WHAT THE TASK REQUIRES: Please state how many lines in the records contain the string "class", with no words besides the number.

--- --- ---

# SeanNaren/deepspeech.pytorch

Measured on AMD Instinct MI355X. Metric: audio-seconds/sec (train step), higher is better.
Workload: dtype bf16

## Files before the change

deepspeech/pytorch_amd/_lib.py:

```python
import ctypes as C
import os

HERE = os.path.dirname(os.path.abspath(__file__))
LIB_PATH = os.path.join(HERE, "libds2hip.so")

F32, BF16 = 0, 1
CELL_GRU, CELL_LSTM, CELL_RNN_TANH = 0, 1, 2

_vp, _i, _l, _f, _ll = C.c_void_p, C.c_int, C.c_long, C.c_float, C.c_longlong

SIGNATURES = {
    "ds2_version": (_i, []),
    "ds2_error_string": (C.c_char_p, [_i]),
    "ds2_gemm_nt": (_i, [_i, _vp, _vp, _vp, _vp, _i, _i, _i, _l, _l, _l, _i, _i, _l, _l, _l, _l, _i, _vp]),
    "ds2_gemm_nt_coresident": (_i, [_i, _vp, _vp, _vp, _vp, _i, _i, _i, _l, _l, _l, _i, _i, _l, _l, _l, _l, _i, _vp]),
    "ds2_gemm_nt_rows2": (_i, [_i, _vp, _vp, _i, _vp, _vp, _i, _i, _i, _l, _l, _l, _i, _i, _i, _vp]),
    "ds2_gemm8_nt": (_i, [_vp, _vp, _vp, _vp, _i, _i, _i, _l, _l, _l, _i, _vp]),
    "ds2_gemm8_tn_grouped": (_i, [_i, _vp, _vp, _vp, _vp, _vp, _vp, _vp, _vp, _vp, _vp, _vp, _i, _vp]),
    "ds2_gemm8_nt_rows": (_i, [_vp, _vp, _vp, _vp, _i, _i, _i, _l, _l, _l, _i, _vp, _i, _vp]),
    "ds2_gemm8_tn_grouped_rows": (_i, [_i, _vp, _vp, _vp, _vp, _vp, _vp, _vp, _vp, _vp, _vp, _vp, _i, _vp, _i, _vp]),
    "ds2_gemm8_wgrad_dx_rows": (_i, [_i, _vp, _vp, _vp, _vp, _vp, _vp, _vp, _vp, _vp, _vp, _vp, _i, _vp, _vp, _vp, _i, _i, _i, _l, _l, _l, _vp, _i, _vp]),
    "ds2_zero_pad_rows": (_i, [_i, _vp, _l, _i, _vp, _i, _i, _vp]),
    "ds2_gemm8_wgrad_dx": (_i, [_i, _vp, _vp, _vp, _vp, _vp, _vp, _vp, _vp, _vp, _vp, _vp, _i, _vp, _vp, _vp, _i, _i, _i, _l, _l, _l, _vp]),
    "ds2_norm_partials": (_i, [_l]),
    "ds2_bn_fwd": (_i, [_i, _i, _i, _vp, _vp, _l, _i, _l, _l, _i, _i, _i, _vp, _vp, _vp, _vp, _vp, _vp, _f, _f, _vp, _vp,
                        _vp, _vp, _vp, _vp]),
    "ds2_bn_bwd": (_i, [_i, _i, _vp, _vp, _vp, _l, _i, _l, _l, _l, _i, _i, _i, _vp, _vp, _vp, _vp, _vp, _vp, _vp, _vp, _vp]),
    "ds2_colsum": (_i, [_i, _vp, _l, _i, _l, _vp, _f, _vp, _vp]),
    "ds2_conv_rows": (_i, [_i, _vp, _vp]),
    "ds2_conv1_fwd": (_i, [_i, _vp, _vp, _vp, _vp, _vp, _i, _i, _i, _i, _vp]),
    "ds2_conv1_wgrad_ws_floats": (_l, [_i, _i, _i]),
    "ds2_conv1_wgrad": (_i, [_i, _vp, _vp, _vp, _i, _i, _i, _i, _vp, _vp]),
    "ds2_conv2_fwd_ws_bytes": (_l, [_i, _i, _i, _i]),
    "ds2_conv2_fwd": (_i, [_i, _vp, _vp, _vp, _vp, _vp, _i, _i, _i, _vp, _vp]),
    "ds2_conv2_dgrad": (_i, [_i, _vp, _vp, _vp, _vp, _i, _i, _i, _vp]),
    "ds2_conv2_wgrad_ws_floats": (_l, [_i, _i]),
    "ds2_conv2_wgrad": (_i, [_i, _vp, _vp, _vp, _i, _i, _i, _vp, _vp]),
    "ds2_rnn_gates": (_i, [_i]),
    "ds2_rnn_saved_planes": (_i, [_i]),
    "ds2_rnn_state_bytes": (_l, [_i, _i, _i]),
    "ds2_rnn_fwd": (_i, [_i, _i, _i, _i, _i, _i, _vp, _vp, _vp, _vp, _vp, _vp, _vp, _l, _vp, _vp, _vp, _vp, _vp]),
    "ds2_rnn_bwd": (_i, [_i, _i, _i, _i, _i, _i, _vp, _vp, _vp, _vp, _l, _vp, _vp, _vp, _vp, _vp, _vp, _vp, _vp, _vp]),
    "ds2_rnn_persist_plan": (_i, [_i, _i, _i, _i, _i, _i, C.c_uint, C.POINTER(_l)]),
    "ds2_rnn_persist_supported": (_i, [_i, _i, _i, _i, _i, C.c_uint]),
    "ds2_rnn_persist_shape_covered": (_i, [_i, _i, _i, _i, _i]),
    "ds2_rnn_persist_kind": (_i, [_i, _i, _i, _i, _i, C.c_uint]),
    "ds2_rnn_persist_ws_bytes": (_l, [_i, _i, _i, _i, _i, C.c_uint]),
    "ds2_rnn_persist_fwd": (_i, [_i, _i, _i, _i, _i, _i, _vp, _vp, _vp, _vp, _vp, _vp, _vp, _l, _vp, _vp, _vp, _vp, _vp, _vp, _vp]),
    "ds2_rnn_persist_bwd": (_i, [_i, _i, _i, _i, _i, _i, _vp, _vp, _vp, _vp, _l, _vp, _vp, _vp, _vp, _i, _vp, _vp, _vp, _vp]),
    "ds2_add2": (_i, [_i, _vp, _vp, _vp, _l, _vp]),
    "ds2_sum_slices": (_i, [_vp, _vp, _l, _i, _vp]),
    "ds2_transpose": (_i, [_i, _vp, _vp, _l, _i, _l, _l, _vp]),
    "ds2_split3_bf16": (_i, [_vp, _l, _l, _i, _i, _i, _vp, _l, _vp]),
    "ds2_cast_transpose_bf16": (_i, [_vp, _l, _i, _i, _i, _i, _i, _vp, _l, _vp, _l, _vp]),
    "ds2_small_weight_layouts": (_i, [_i, _vp, _vp, _vp, _i, _i, _vp, _vp, _vp, _vp, _vp, _vp, _vp]),
    "ds2_scale_by": (_i, [_vp, _vp, _l, _vp]),
    "ds2_copy_words": (_i, [_vp, _vp, _l, _vp]),
    "ds2_lookahead_fwd": (_i, [_i, _vp, _vp, _vp, _vp, _i, _i, _i, _i, _vp]),
    "ds2_lookahead_ws_floats": (_l, [_i, _i, _i, _i]),
    "ds2_lookahead_bwd": (_i, [_i, _vp, _vp, _vp, _vp, _vp, _vp, _i, _i, _i, _i, _vp, _vp]),
    "ds2_rnn_bias_grads": (_i, [_i, _i, _i, _i, _vp, _vp, _vp, _vp]),
    "ds2_fc_supported": (_i, [_i, _i]),
    "ds2_fc_fwd": (_i, [_vp, _l, _vp, _l, _vp, _l, _l, _i, _i, _vp]),
    "ds2_fc_bwd_partials": (_l, [_l, _l]),
    "ds2_fc_bwd": (_i, [_vp, _l, _vp, _l, _vp, _l, _vp, _l, _vp, _vp, _l, _i, _i, _l, _vp]),
    "ds2_softmax_rows": (_i, [_vp, _vp, _l, _i, _l, _l, _vp]),
    "ds2_opt_max_tensors": (_i, []),
    "ds2_clip_ws_floats": (_l, [_i, _vp]),
    "ds2_clip_coef": (_i, [_i, _vp, _vp, _f, _vp, _vp, _vp]),
    "ds2_opt_multi": (_i, [_i, _i, _vp, _vp, _vp, _vp, _vp, _vp, _i, _vp, _vp]),
    "ds2_opt_matrix": (_i, [_i, _vp, _vp, _vp, _vp, _i, _i, _i, _i, _i, _vp, _l, _vp, _l, _vp, _i, _vp, _vp]),
    "ds2_opt_matrices": (_i, [_i, _i] + [_vp] * 13 + [_vp, _i, _vp, _vp]),
    "ds2_spect_frames": (_i, [_i]),
    "ds2_spect_ws_bytes": (_l, [_i, _i]),
    "ds2_spectrogram": (_i, [_vp, _l, _vp, _i, _i, _vp, _i, _i, _vp, _vp, _vp]),
    "ds2_spectrogram_aug": (_i, [_vp, _l, _vp, _i, _i, _vp, _i, _i, _vp, _vp, _vp, _i, _vp, _i, _vp, _i, _vp, _vp]),
    "ds2_spec_augment_coef": (_i, [_vp, _i, _i, _i, _vp, _vp, _i, _vp, _vp]),
    "ds2_spec_augment": (_i, [_vp, _vp, _i, _i, _i, _vp, _vp, _vp, _i, _vp, _i, _vp]),
    "ds2_wsola_segments": (_i, [_i, _f]),
    "ds2_wsola_out_len": (_l, [_i, _f]),
    "ds2_wsola": (_i, [_vp, _l, _vp, _vp, _i, _vp, _l, _vp, _vp, _i, _vp]),
    "ds2_wave_ws_bytes": (_l, [_i]),
    "ds2_wave_energy": (_i, [_vp, _l, _vp, _i, _vp, _vp, _vp, _l, _vp, _vp, _vp, _vp]),
    "ds2_wave_mix": (_i, [_vp, _l, _vp, _i, _vp, _vp, _vp, _l, _vp, _vp, _vp, _vp, _l, _vp]),
    "ds2_greedy_decode":(_i, [_vp, _l, _l, _i, _i, _i, _vp, _i, _vp, _vp, _vp, _vp]),
    "ds2_beam_ws_bytes": (_l, [_i, _i, _i]),
    "ds2_beam_decode": (_i, [_vp, _l, _l, _i, _i, _i, _vp, _i, _i, _i, _f, _vp, _vp, _vp, _vp, _vp, _vp]),
    "ds2_beam_decode_lm": (_i, [_vp, _l, _l, _i, _i, _i, _vp, _i, _i, _i, _f, _i, _vp, _l, _vp, _l, _i, _i, _f, _f, _i,
                                _vp, _vp, _vp, _vp, _vp, _vp, _vp]),
    "ds2_beam_grid_ws_bytes": (_l, [_i, _i, _i, _i]),
    "ds2_beam_decode_lm_grid": (_i, [_vp, _l, _l, _i, _i, _i, _vp, _i, _i, _i, _f, _i, _vp, _l, _vp, _l, _i, _i, _i, _i, _vp, _vp,
                                     _vp, _vp, _vp, _vp, _vp, _vp, _vp]),
    "ds2_greedy_stream_feed": (_i, [_vp, _l, _l, _i, _i, _i, _vp, _i, _vp, _vp, _vp, _vp, _vp]),
    "ds2_beam_stream_bytes": (_l, [_i, _i, _i, _i]),
    "ds2_beam_stream_ws_bytes": (_l, [_i, _i]),
    "ds2_beam_stream_state_stride": (_l, [_i, _i]),
    "ds2_beam_stream_reset": (_i, [_vp, _i, _i, _i, _i, _vp, _vp]),
    "ds2_beam_stream_feed": (_i, [_vp, _l, _l, _i, _i, _i, _vp, _i, _i, _i, _f, _vp, _i, _vp, _vp, _l, _i, _vp, _vp, _vp, _vp]),
    "ds2_beam_stream_feed_lm": (_i, [_vp, _l, _l, _i, _i, _i, _vp, _i, _i, _i, _f, _i, _vp, _l, _vp, _l, _i, _i, _f, _f, _i,
                                     _vp, _i, _vp, _vp, _l, _i, _vp, _vp, _vp, _vp, _vp]),
    "ds2_stream_plan": (_i, [_l, _i, _i, _i, _vp]),
    "ds2_stream_state_bytes": (_l, [_i, _i, _i, _i, _i]),
    "ds2_stream_conv1": (_i, [_i, _vp, _vp, _vp, _vp, _vp, _vp, _vp, _vp, _vp, _vp, _i, _i, _i, _i, _i, _vp]),
    "ds2_stream_conv2": (_i, [_i, _vp, _vp, _vp, _vp, _vp, _vp, _vp, _vp, _vp, _vp, _i, _i, _i, _i, _i, _i, _vp]),
    "ds2_stream_lookahead": (_i, [_i, _vp, _vp, _vp, _vp, _vp, _vp, _i, _i, _i, _i, _i, _i, _vp]),
    "ds2_stream_conv1_rows": (_i, [_i, _vp, _vp, _vp, _vp, _vp, _vp, _vp, _vp, _vp, _i, _i, _i, _i, _vp]),
    "ds2_stream_conv2_rows": (_i, [_i, _vp, _vp, _vp, _vp, _vp, _vp, _vp, _vp, _vp, _i, _i, _i, _i, _i, _i, _vp]),
    "ds2_stream_lookahead_rows": (_i, [_i, _vp, _vp, _vp, _vp, _vp, _vp, _i, _i, _i, _i, _i, _i, _vp]),
    "ds2_error_counts": (_i, [_vp, _l, _vp, _i, _vp, _vp, _i, _i, _vp, _vp, _vp, _vp, _vp]),
    "ds2_ctc_ws_floats": (_l, [_i, _i, _i, _i]),
    "ds2_ctc_loss_grad": (_i, [_vp, _l, _vp, _vp, _vp, _vp, _i, _i, _i, _i, _i, _f, _vp, _vp, _vp, _l, _vp, _i, _vp]),
    "ds2_ctc_align_ws_bytes": (_l, [_i, _i, _i]),
    "ds2_ctc_align": (_i, [_vp, _l, _l, _i, _i, _i, _i, _vp, _vp, _vp, _vp, _i, _i, _vp, _vp, _vp, _vp, _vp, _vp, _vp]),
}



class PersistOpts(C.Structure):
    _fields_ = [("variant", C.c_uint), ("spin_limit", C.c_uint), ("startup_ms", C.c_uint)]


_lib = None


class Ds2HipError(RuntimeError):
    pass


def load():
    global _lib
    if _lib is not None:
        return _lib
    if not os.path.exists(LIB_PATH):
        raise Ds2HipError(
            "libds2hip.so not found at %s -- build it with `python -m deepspeech.pytorch_amd.build` "
            "(hipcc --offload-arch=gfx950).  There is no fallback path." % LIB_PATH)
    lib = C.CDLL(LIB_PATH)
    for name, (res, args) in SIGNATURES.items():
        fn = getattr(lib, name)
        fn.restype = res
        fn.argtypes = args
    _lib = lib
    return lib


def error_string(code):
    return load().ds2_error_string(int(code)).decode()


def call(name, *args):
    rc = getattr(load(), name)(*args)
    if rc != 0:
        raise Ds2HipError("%s failed with code %d: %s" % (name, rc, error_string(rc)))


def query(name, *args):
    return getattr(load(), name)(*args)
```

deepspeech/pytorch_amd/csrc/ds2_conv.hip:

```cpp
#include "ds2_common.h"

namespace {

constexpr int F0 = 161, F1 = 81, F2 = 41, CH = 32;
constexpr int K1F = 41, K1T = 11, K2F = 21, K2T = 11;

constexpr int C1_FB = 4, C1_TB = 64;
constexpr int C1_PR = (C1_FB - 1) * 2 + K1F;
constexpr int C1_PC = (C1_TB - 1) * 2 + K1T;
constexpr int C1_PCP = C1_PC + 1;

__device__ __forceinline__ void conv1_load_patch(float* patch, const float* __restrict__ xn, int T, int f_base, int t_base,
                                                 int tid, int nthreads, int f0) {
  for (int i = tid; i < C1_PR * C1_PC; i += nthreads) {
    const int pr = i / C1_PC, pc = i - pr * C1_PC;
    const int fi = f_base + pr, ti = t_base + pc;
    const bool ok = fi >= 0 && fi < f0 && ti >= 0 && ti < T;
    const float v = xn[(long)min(max(fi, 0), f0 - 1) * T + min(max(ti, 0), T - 1)];
    patch[pr * C1_PCP + pc] = ok ? v : 0.f;
  }
}

template <typename T>
__global__ void __launch_bounds__(256) k_conv1_fwd(const float* __restrict__ x, const float* __restrict__ w1k,
// ... 652 lines not shown
    cur.j = q0 - cur.n * NJ;
  }
  cur = next_live(cur);
  int b = 0;
  if (cur.n < N) {
    const CwdNext first = plan(cur, 0);
    cwd_dma_dy<KSN, 0>(first); cwd_dma_dy<KSN, 1>(first); cwd_dma_dy<KSN, 2>(first);
    if constexpr (KSN > 3) cwd_dma_dy<KSN, 3>(first);
    if constexpr (KSN > 4) cwd_dma_dy<KSN, 4>(first);
    if constexpr (KSN > 5) cwd_dma_dy<KSN, 5>(first);
    if constexpr (KSN > 6) cwd_dma_dy<KSN, 6>(first);
    if constexpr (KSN > 7) cwd_dma_dy<KSN, 7>(first);
    cwd_dma_x<KSN, 0>(first); cwd_dma_x<KSN, 1>(first); cwd_dma_x<KSN, 2>(first);
  }
  while (cur.n < N) {
    Cursor nc = cur;
    advance(nc);
    nc = next_live(nc);
    const CwdNext nx = plan(nc, b ^ 1);
    CWD_WAIT_VM0();
    __builtin_amdgcn_sched_barrier(0);
    __builtin_amdgcn_s_barrier();
    __builtin_amdgcn_sched_barrier(0);
    const uint32_t aA = la + b * BUF, aB = lb + b * BUF;
#define CWD_FIRST(IDX) CWD_READ(fa[0], fb[0], 0, IDX);
    CWD_FIRST(0) CWD_FIRST(1) CWD_FIRST(2) CWD_FIRST(3) CWD_FIRST(4) CWD_FIRST(5) CWD_FIRST(6)
    CWD_FIRST(7) CWD_FIRST(8) CWD_FIRST(9) CWD_FIRST(10) CWD_FIRST(11) CWD_FIRST(12) CWD_FIRST(13)
#undef CWD_FIRST
    cwd_kstep<KSN, 0>(acc, fa, fb, aA, aB, nx);
    cwd_kstep<KSN, 1>(acc, fa, fb, aA, aB, nx);
    cwd_kstep<KSN, 2>(acc, fa, fb, aA, aB, nx);
    if constexpr (KSN > 3) cwd_kstep<KSN, 3>(acc, fa, fb, aA, aB, nx);
    if constexpr (KSN > 4) cwd_kstep<KSN, 4>(acc, fa, fb, aA, aB, nx);
    if constexpr (KSN > 5) cwd_kstep<KSN, 5>(acc, fa, fb, aA, aB, nx);
    if constexpr (KSN > 6) cwd_kstep<KSN, 6>(acc, fa, fb, aA, aB, nx);
    if constexpr (KSN > 7) cwd_kstep<KSN, 7>(acc, fa, fb, aA, aB, nx);
    cur = nc;
    b ^= 1;
  }
#pragma unroll
  for (int r = 0; r < R; ++r)
#pragma unroll
    for (int i = 0; i < 3; ++i) {
      const int kt = wave + 4 * i;
      if (kt < K2T && kf0 + 2 * r < K2F) {
        float* out = partial + (((long)split * K2F + (kf0 + 2 * r)) * K2T + kt) * (CH * CH);
#pragma unroll
        for (int e = 0; e < 16; ++e) out[mma32_row(e, lane) * 32 + li] = acc[r][i][e];
      }
    }
}

struct RTapArgs {
  const bf16_t* X;
  const bf16_t* W;
  const float* bias;
  const int* lens;
  const float* Pin;
  float* Pout;
  bf16_t* Y;
  int N, Tp, Fin, Fout;
  int KF, WSF, WQ;
  int ISF, IQ, PF;
  int U, OSF, OQ;
};
constexpr int RT_FB = 4, RT_TB = 32, RT_PC = RT_TB + K2T - 1;
constexpr int RT_KFM = 11, RT_PR = RT_FB - 1 + RT_KFM;
constexpr int RT_PCD = 48, RT_ROWB = RT_PCD * CH * 2;
constexpr int RT_PATCH = RT_PR * RT_ROWB;
constexpr int RT_RED = 4 * RT_FB * 4096;
constexpr int RT_SMEM = 2 * RT_PATCH + RT_RED;
#define RT_RD128(dst, addr, off) asm volatile("ds_read_b128 %0, %1 offset:%2" : "=v"(dst) : "v"(addr), "i"(off))
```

--- --- ---

ANSWER TO THIS TASK: 2